The key invariant is that after every move, exactly one row and one column are permanently removed from future consideration. No move can reuse either dimension, so the game state always reduces monotonically in both directions, ensuring the count of valid moves fully determines the outcome.
Python Solution
import sys
input = sys.stdin.readline
def solve():
t = int(input())
for _ in range(t):
n, m = map(int, input().split())
rows = [False] * n
cols = [False] * m
grid = [list(map(int, input().split())) for _ in range(n)]
for i in range(n):
for j in range(m):
if grid[i][j] == 1:
rows[i] = True
cols[j] = True
free_rows = sum(1 for i in range(n) if not rows[i])
free_cols = sum(1 for j in range(m) if not cols[j])
moves = min(free_rows, free_cols)
if moves % 2 == 1:
print("Ashish")
else:
print("Vivek")
solve()
The solution scans the grid once, marking which rows and columns are already unusable. After that, it counts remaining usable rows and columns and reduces the game to a parity check. The only subtle point is that a row or column is considered blocked if it contains at least one occupied cell, not based on how many occupied cells it contains.
Worked Examples
Example 1
Input:
2 2
0 0
0 0
All rows and columns are free initially.
| Step | Free Rows | Free Columns | Moves |
|---|---|---|---|
| Start | 2 | 2 | 0 |
| Compute | 2 | 2 | 2 |
The number of moves is 2, so Vivek wins.
This shows that even in a completely empty grid, play is limited to at most min(n, m) moves, not the number of cells.
Example 2
Input:
2 2
0 0
0 1
Row 1 and column 1 are blocked by the single occupied cell.

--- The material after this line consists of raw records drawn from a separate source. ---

// ... 590 lines not shown

    const int tid = threadIdx.x;
    const int lane = tid & 63;
    const int wave = __builtin_amdgcn_readfirstlane(tid >> 6);
    const unsigned where = static_cast<unsigned>(__builtin_amdgcn_readfirstlane(my_unit->wave[wave].where));
    const int a_slot = static_cast<int>(where & 0xffu);
    const int b_slot = static_cast<int>((where >> 8) & 0xffu);
    unsigned live_blocks = (where >> 16) & 0xffu;
    const int row_in_slab = static_cast<int>((where >> 24) & 1u) * 64;
    const int col_in_slab = static_cast<int>((where >> 25) & 1u) * 64;
    const int sum_slot = __builtin_amdgcn_readfirstlane(my_unit->wave[wave].sum_slot);
    const bool live_wave = live_blocks != 0;

    const int step0 = chunk * kChunkSteps;
    int n_stages = static_cast<int>(n_steps) - step0;
    if (n_stages > kChunkSteps) n_stages = kChunkSteps;
    const int n_super = n_stages / 2;

    int64_t piece_off[kPerWave];
#pragma unroll
    for (int i = 0; i < kPerWave; ++i) {
        const int q = wave + NW * i;
        const int rbl = q / PLANES, piece = q % PLANES;
        const int64_t rb = __builtin_amdgcn_readfirstlane(my_unit->rb[rbl]);
        piece_off[i] = (((rb * n_steps + step0) * PLANES + piece) * 64) * 16;
    }
    const unsigned char* lane_base = reinterpret_cast<const unsigned char*>(planes) + lane * 16;
    auto dma_piece = [&](int s, int i) __attribute__((always_inline)) {
        unsigned char* dst = lds + (s % NBUF) * kStage + wave * kFragBytes;
        __builtin_amdgcn_global_load_lds(
            (const __attribute__((address_space(1))) void*)(lane_base + piece_off[i] + static_cast<int64_t>(s) * (PLANES * kFragBytes)),
            (__attribute__((address_space(3))) void*)(dst + i * NW * kFragBytes), 16, 0, 0);
    };
    auto dma = [&](int s) __attribute__((always_inline)) {
#pragma unroll
        for (int i = 0; i < kPerWave; ++i) dma_piece(s, i);
    };

    f32x4 acc[4][4], acc2[4][4];
#pragma unroll
    for (int m = 0; m < 4; ++m)
#pragma unroll
        for (int n = 0; n < 4; ++n)
#pragma unroll
            for (int e = 0; e < 4; ++e) {
                acc[m][n][e] = 0.0f;
                acc2[m][n][e] = 0.0f;
            }

    const int lane_in_image = (lane & 15) + 32 * ((lane >> 4) & 1);
    const int pair_half = lane >> 5;
    auto frag_at = [&](int sp, int rb32, int h, int p) __attribute__((always_inline)) -> frag_t {
        const unsigned char* at = lds + (2 * (sp % (NBUF / 2)) + pair_half) * kStage + rb32 * kRbBytes + p * kFragBytes +
                                  (lane_in_image + 16 * h) * 16;
        return *reinterpret_cast<const frag_t*>(at);
    };
    struct AFrags { frag_t v[2][4]; };
    struct BFrags { frag_t v[2][2]; };
    auto read_a = [&](int sp, AFrags& a, auto mask_c) __attribute__((always_inline)) {
        constexpr unsigned MASK = decltype(mask_c)::value;
#pragma unroll
        for (int p = 0; p < 2; ++p)
#pragma unroll
            for (int m = 0; m < 4; ++m)
                if (((MASK >> ((m / 2) * 2)) & 3u) != 0) a.v[p][m] = frag_at(sp, a_slot + m / 2, m % 2, p);
    };
    auto read_b = [&](int sp, int half, BFrags& b, auto mask_c) __attribute__((always_inline)) {
        constexpr unsigned MASK = decltype(mask_c)::value;
#pragma unroll
        for (int p = 0; p < 2; ++p)
#pragma unroll
            for (int n = 0; n < 2; ++n) b.v[p][n] = frag_at(sp, b_slot + half, n, p);
        (void)MASK;
    };
    auto multiply_half = [&](const AFrags& a, const BFrags& b, auto half_c, auto mask_c) __attribute__((always_inline)) {
        constexpr unsigned MASK = decltype(mask_c)::value;
        constexpr int HALF = decltype(half_c)::value;
        constexpr int pa[3] = {1, 0, 0};
        constexpr int pb[3] = {0, 1, 0};
#pragma unroll
        for (int t = 0; t < 3; ++t)
#pragma unroll
            for (int m = 0; m < 4; ++m)
#pragma unroll
                for (int n = 0; n < 2; ++n)
                    if (((MASK >> ((m / 2) * 2 + HALF)) & 1u) != 0)
                        acc[m][2 * HALF + n] = __builtin_amdgcn_mfma_f32_16x16x32_f16(a.v[pa[t]][m], b.v[pb[t]][n], acc[m][2 * HALF + n], 0, 0, 0);
    };
    auto flush = [&](int sp) __attribute__((always_inline)) {
        if ((sp + 1) % kSuperFlush == 0) {
#pragma unroll
            for (int m = 0; m < 4; ++m)
#pragma unroll
                for (int n = 0; n < 4; ++n)
#pragma unroll
                    for (int e = 0; e < 4; ++e) {
                        acc2[m][n][e] += acc[m][n][e];
                        acc[m][n][e] = 0.0f;
                    }
        }
    };

    for (int a = 0; a < NBUF && a < n_stages; ++a) dma(a);
    {
        const int issued = n_stages < NBUF ? n_stages : NBUF;
        wait_vmcnt_dyn((issued > 2 ? issued - 2 : 0) * kPerWave);
    }
    asm volatile("s_barrier" ::: "memory");
    auto k_loop = [&](auto mask_c) __attribute__((always_inline)) {
        constexpr unsigned MASK = decltype(mask_c)::value;
        constexpr bool kLive = MASK != 0;
        constexpr std::integral_constant<int, 0> h0{};
        constexpr std::integral_constant<int, 1> h1{};
        AFrags a0, a1;
        BFrags b0, b1;
        if (kLive && n_super > 0) {
            read_a(0, a0, mask_c);
            if ((MASK & 5u) != 0) read_b(0, 0, b0, mask_c);
        }
        auto super = [&](int sp, AFrags& a, AFrags& an) __attribute__((always_inline)) {
            if (kLive) {
                if ((MASK & 10u) != 0) read_b(sp, 1, b1, mask_c);
                if ((MASK & 5u) != 0) multiply_half(a, b0, h0, mask_c);
            }
            {
                const int last = 2 * sp + 5 < n_stages - 1 ? 2 * sp + 5 : n_stages - 1;
                const int ahead = last - (2 * sp + 3);
                if (2 * sp + 7 < n_stages) wait_vmcnt<2 * kPerWave>();
                else wait_vmcnt_dyn((ahead > 0 ? ahead : 0) * kPerWave);
            }
            asm volatile("s_waitcnt lgkmcnt(0)\n\ts_barrier" ::: "memory");
            if (2 * sp + NBUF < n_stages) dma(2 * sp + NBUF);
            if (2 * sp + NBUF + 1 < n_stages) dma(2 * sp + NBUF + 1);
            if (kLive) {
                if (sp + 1 < n_super) {
                    read_a(sp + 1, an, mask_c);
                    if ((MASK & 5u) != 0) read_b(sp + 1, 0, b0, mask_c);
                }
                if ((MASK & 10u) != 0) multiply_half(a, b1, h1, mask_c);
                flush(sp);
            }
        };
        auto super8 = [&](int sp, AFrags& a, AFrags& an, auto pos_c) __attribute__((always_inline)) {
            constexpr int POS = decltype(pos_c)::value;
            constexpr bool FRESH = POS == 0, FLUSHING = POS == 7;
            constexpr int pa[3] = {1, 0, 0};
            constexpr int pb[3] = {0, 1, 0};
            const f32x4 zero4 = {0.0f, 0.0f, 0.0f, 0.0f};
            auto walk_n = [](int k) __attribute__((always_inline)) { return ((k / 2) & 1) ? 1 - k % 2 : k % 2; };
#pragma unroll
            for (int k = 0; k < 8; ++k) {
                const int m = k / 2, n = walk_n(k);
                if (k % 2 == 0) b1.v[k / 4][m % 2] = frag_at(sp, b_slot + 1, m % 2, k / 4);
#pragma unroll
                for (int t = 0; t < 3; ++t) {
                    acc[m][n] = __builtin_amdgcn_mfma_f32_16x16x32_f16(a.v[pa[t]][m], b0.v[pb[t]][n], (FRESH && t == 0) ? zero4 : acc[m][n], 0, 0, 0);
                    __builtin_amdgcn_sched_barrier(0);
                }
            }
            wait_vmcnt<2 * kPerWave>();
            asm volatile("s_waitcnt lgkmcnt(0)\n\ts_barrier" ::: "memory");
#pragma unroll
            for (int k = 0; k < 8; ++k) {
                const int m = k / 2, n = walk_n(k);
                if (k < 6) {
                    dma_piece(2 * sp + NBUF + k / 3, k % 3);
#pragma unroll
                    for (int r = 2 * k; r < 2 * k + 2; ++r) {
                        if (r < 8) an.v[r / 4][r % 4] = frag_at(sp + 1, a_slot + (r % 4) / 2, (r % 4) % 2, r / 4);
                        else b0.v[(r - 8) / 2][(r - 8) % 2] = frag_at(sp + 1, b_slot, (r - 8) % 2, (r - 8) / 2);
                    }
                }
#pragma unroll
                for (int t = 0; t < 3; ++t) {
                    acc[m][2 + n] = __builtin_amdgcn_mfma_f32_16x16x32_f16(a.v[pa[t]][m], b1.v[pb[t]][n], (FRESH && t == 0) ? zero4 : acc[m][2 + n], 0, 0, 0);
                    __builtin_amdgcn_sched_barrier(0);
                }
                if constexpr (FLUSHING) {
#pragma unroll
                    for (int e = 0; e < 4; ++e) acc2[m][k % 2][e] += acc[m][k % 2][e];
                }
            }
            if constexpr (FLUSHING) {
#pragma unroll
                for (int m = 0; m < 4; ++m)
#pragma unroll
                    for (int n = 2; n < 4; ++n)
#pragma unroll
                        for (int e = 0; e < 4; ++e) acc2[m][n][e] += acc[m][n][e];
            }
        };
        int sp = 0;
        if constexpr (MASK == 15u) {
            bool any = false;
            for (; 2 * (sp + 7) + NBUF + 1 < n_stages && sp + 8 < n_super; sp += 8) {
                super8(sp + 0, a0, a1, std::integral_constant<int, 0>{});
                super8(sp + 1, a1, a0, std::integral_constant<int, 1>{});
                super8(sp + 2, a0, a1, std::integral_constant<int, 2>{});
                super8(sp + 3, a1, a0, std::integral_constant<int, 3>{});
                super8(sp + 4, a0, a1, std::integral_constant<int, 4>{});
                super8(sp + 5, a1, a0, std::integral_constant<int, 5>{});
                super8(sp + 6, a0, a1, std::integral_constant<int, 6>{});
                super8(sp + 7, a1, a0, std::integral_constant<int, 7>{});
                any = true;
            }
            if (any) {
#pragma unroll
                for (int m = 0; m < 4; ++m)
#pragma unroll
                    for (int n = 0; n < 4; ++n)
#pragma unroll
                        for (int e = 0; e < 4; ++e) acc[m][n][e] = 0.0f;
            }
        }
        for (; sp + 1 < n_super; sp += 2) {
            super(sp, a0, a1);
            super(sp + 1, a1, a0);
        }
        if (sp < n_super) super(sp, a0, a1);
    };
    switch (live_blocks) {
        case 0u: k_loop(std::integral_constant<unsigned, 0u>{}); break;
        case 1u: k_loop(std::integral_constant<unsigned, 1u>{}); break;
        case 3u: k_loop(std::integral_constant<unsigned, 3u>{}); break;
        case 13u: k_loop(std::integral_constant<unsigned, 13u>{}); break;
        default: live_blocks = 15u; k_loop(std::integral_constant<unsigned, 15u>{}); break;
    }
    auto block_live = [&](int m, int n) __attribute__((always_inline)) { return ((live_blocks >> ((m / 2) * 2 + n / 2)) & 1u) != 0; };

    if constexpr (DEFER) {
        if (live_wave) {
            const bool unflushed = (n_super % kSuperFlush) != 0;
            float* out = chunk_sums + (static_cast<int64_t>(chunk) * n_sum_slots + sum_slot) * (kSlab * kSlab);
            float* rag = ragged_sums + static_cast<int64_t>(sum_slot) * (kSlab * kSlab);
#pragma unroll
            for (int m = 0; m < 4; ++m)
#pragma unroll
                for (int n = 0; n < 4; ++n) {
                    if (!block_live(m, n)) continue;
                    const int j = col_in_slab + 16 * n + (lane & 15);
#pragma unroll
                    for (int e = 0; e < 4; ++e) {
                        const int i = row_in_slab + 16 * m + 4 * (lane >> 4) + e;
                        out[i * kSlab + j] = acc2[m][n][e];
                        if (unflushed) rag[i * kSlab + j] = acc[m][n][e];
                    }
                }
        }
        __syncthreads();
        if (tid == 0) __hip_atomic_fetch_add(done, 1, __ATOMIC_RELAXED, __HIP_MEMORY_SCOPE_AGENT);
        return;
    }
    bool lost = false;
    if (chunk > 0) {
        if (tid == 0) {
            unsigned spins = 0;
            while (__hip_atomic_load(tickets + t_list, __ATOMIC_RELAXED, __HIP_MEMORY_SCOPE_AGENT) != chunk) {
                __builtin_amdgcn_s_sleep(8);
                if (++spins > (1u << 26)) {
                    lost = true;
                    break;
                }
            }
            __builtin_amdgcn_fence(__ATOMIC_ACQUIRE, "agent");
        }
        lost = __syncthreads_or(lost ? 1 : 0) != 0;
    }
    if (lost) {
        if (tid == 0) atomicOr(device_status, kStatusLostTicket);
    } else if (live_wave) {
        const bool slab_live = chunk > 0 || slab_live0 != 0;
        const int slab = __builtin_amdgcn_readfirstlane(my_unit->wave[wave].slab);
        const int ti = slab & 0xffff, tj = slab >> 16;
        double* out = partial + (static_cast<int64_t>(ti) * (ti + 1) / 2 + tj) * (kSlab * kSlab);
        const double* un = unscale + static_cast<int64_t>(chunk) * rows_pad;
#pragma unroll
        for (int m = 0; m < 4; ++m)
#pragma unroll
            for (int n = 0; n < 4; ++n) {
                if (!block_live(m, n)) continue;
                const int j = col_in_slab + 16 * n + (lane & 15);
                const double uj = un[static_cast<int64_t>(tj) * kSlab + j];
#pragma unroll
                for (int e = 0; e < 4; ++e) {
                    const int i = row_in_slab + 16 * m + 4 * (lane >> 4) + e;
                    double v = static_cast<double>(acc2[m][n][e]);
                    v += static_cast<double>(acc[m][n][e]);
                    v *= un[static_cast<int64_t>(ti) * kSlab + i] * uj;
                    if (slab_live) v += out[i * kSlab + j];
                    out[i * kSlab + j] = v;
                }
            }
    }
    asm volatile("s_waitcnt vmcnt(0)" ::: "memory");
    __syncthreads();
    if (tid == 0) {
        __builtin_amdgcn_fence(__ATOMIC_RELEASE, "agent");
        asm volatile("s_waitcnt vmcnt(0)" ::: "memory");
        __hip_atomic_store(tickets + t_list, chunk + 1, __ATOMIC_RELAXED, __HIP_MEMORY_SCOPE_AGENT);
        __hip_atomic_fetch_add(done, 1, __ATOMIC_RELAXED, __HIP_MEMORY_SCOPE_AGENT);
    }
}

| Step | Free Rows | Free Columns | Moves |
|---|---|---|---|
| Start | 1 | 1 | 0 |
| Compute | 1 | 1 | 1 |
One move is possible, so Ashish wins.
This confirms that a single blocked row-column pair determines a single forced move.
Complexity Analysis
| Measure | Complexity | Explanation |
|---|---|---|
| Time | O(nm) | Each grid cell is checked once per test case |
| Space | O(n + m) | Arrays track blocked rows and columns |
The total number of cells across test cases is small enough for a direct scan to run comfortably within limits.
Test Cases
import sys, io
def run(inp: str) -> str:
sys.stdin = io.StringIO(inp)
import builtins
return sys.stdin.read()
# This is a placeholder runner structure; actual CF setup would call solve()
# sample-style sanity checks
assert True
| Test input | Expected output | What it validates |
|---|---|---|
| empty grid | Vivek | parity on maximum free structure |
| single 1 in corner | Ashish | blocked row/col propagation |
| full grid of 1s | Vivek | zero-move case |
| alternating sparse | depends | mixed blocking behavior |
Edge Cases
A fully empty grid exercises the fact that the answer depends only on min(n, m), not total cells. A grid where all rows are already blocked except one tests that column constraints dominate. A grid where all columns are blocked except one tests the symmetric case. Each of these cases reduces cleanly to a single parity computation of the remaining free dimension, and the algorithm handles them uniformly because it never assumes independence between cells.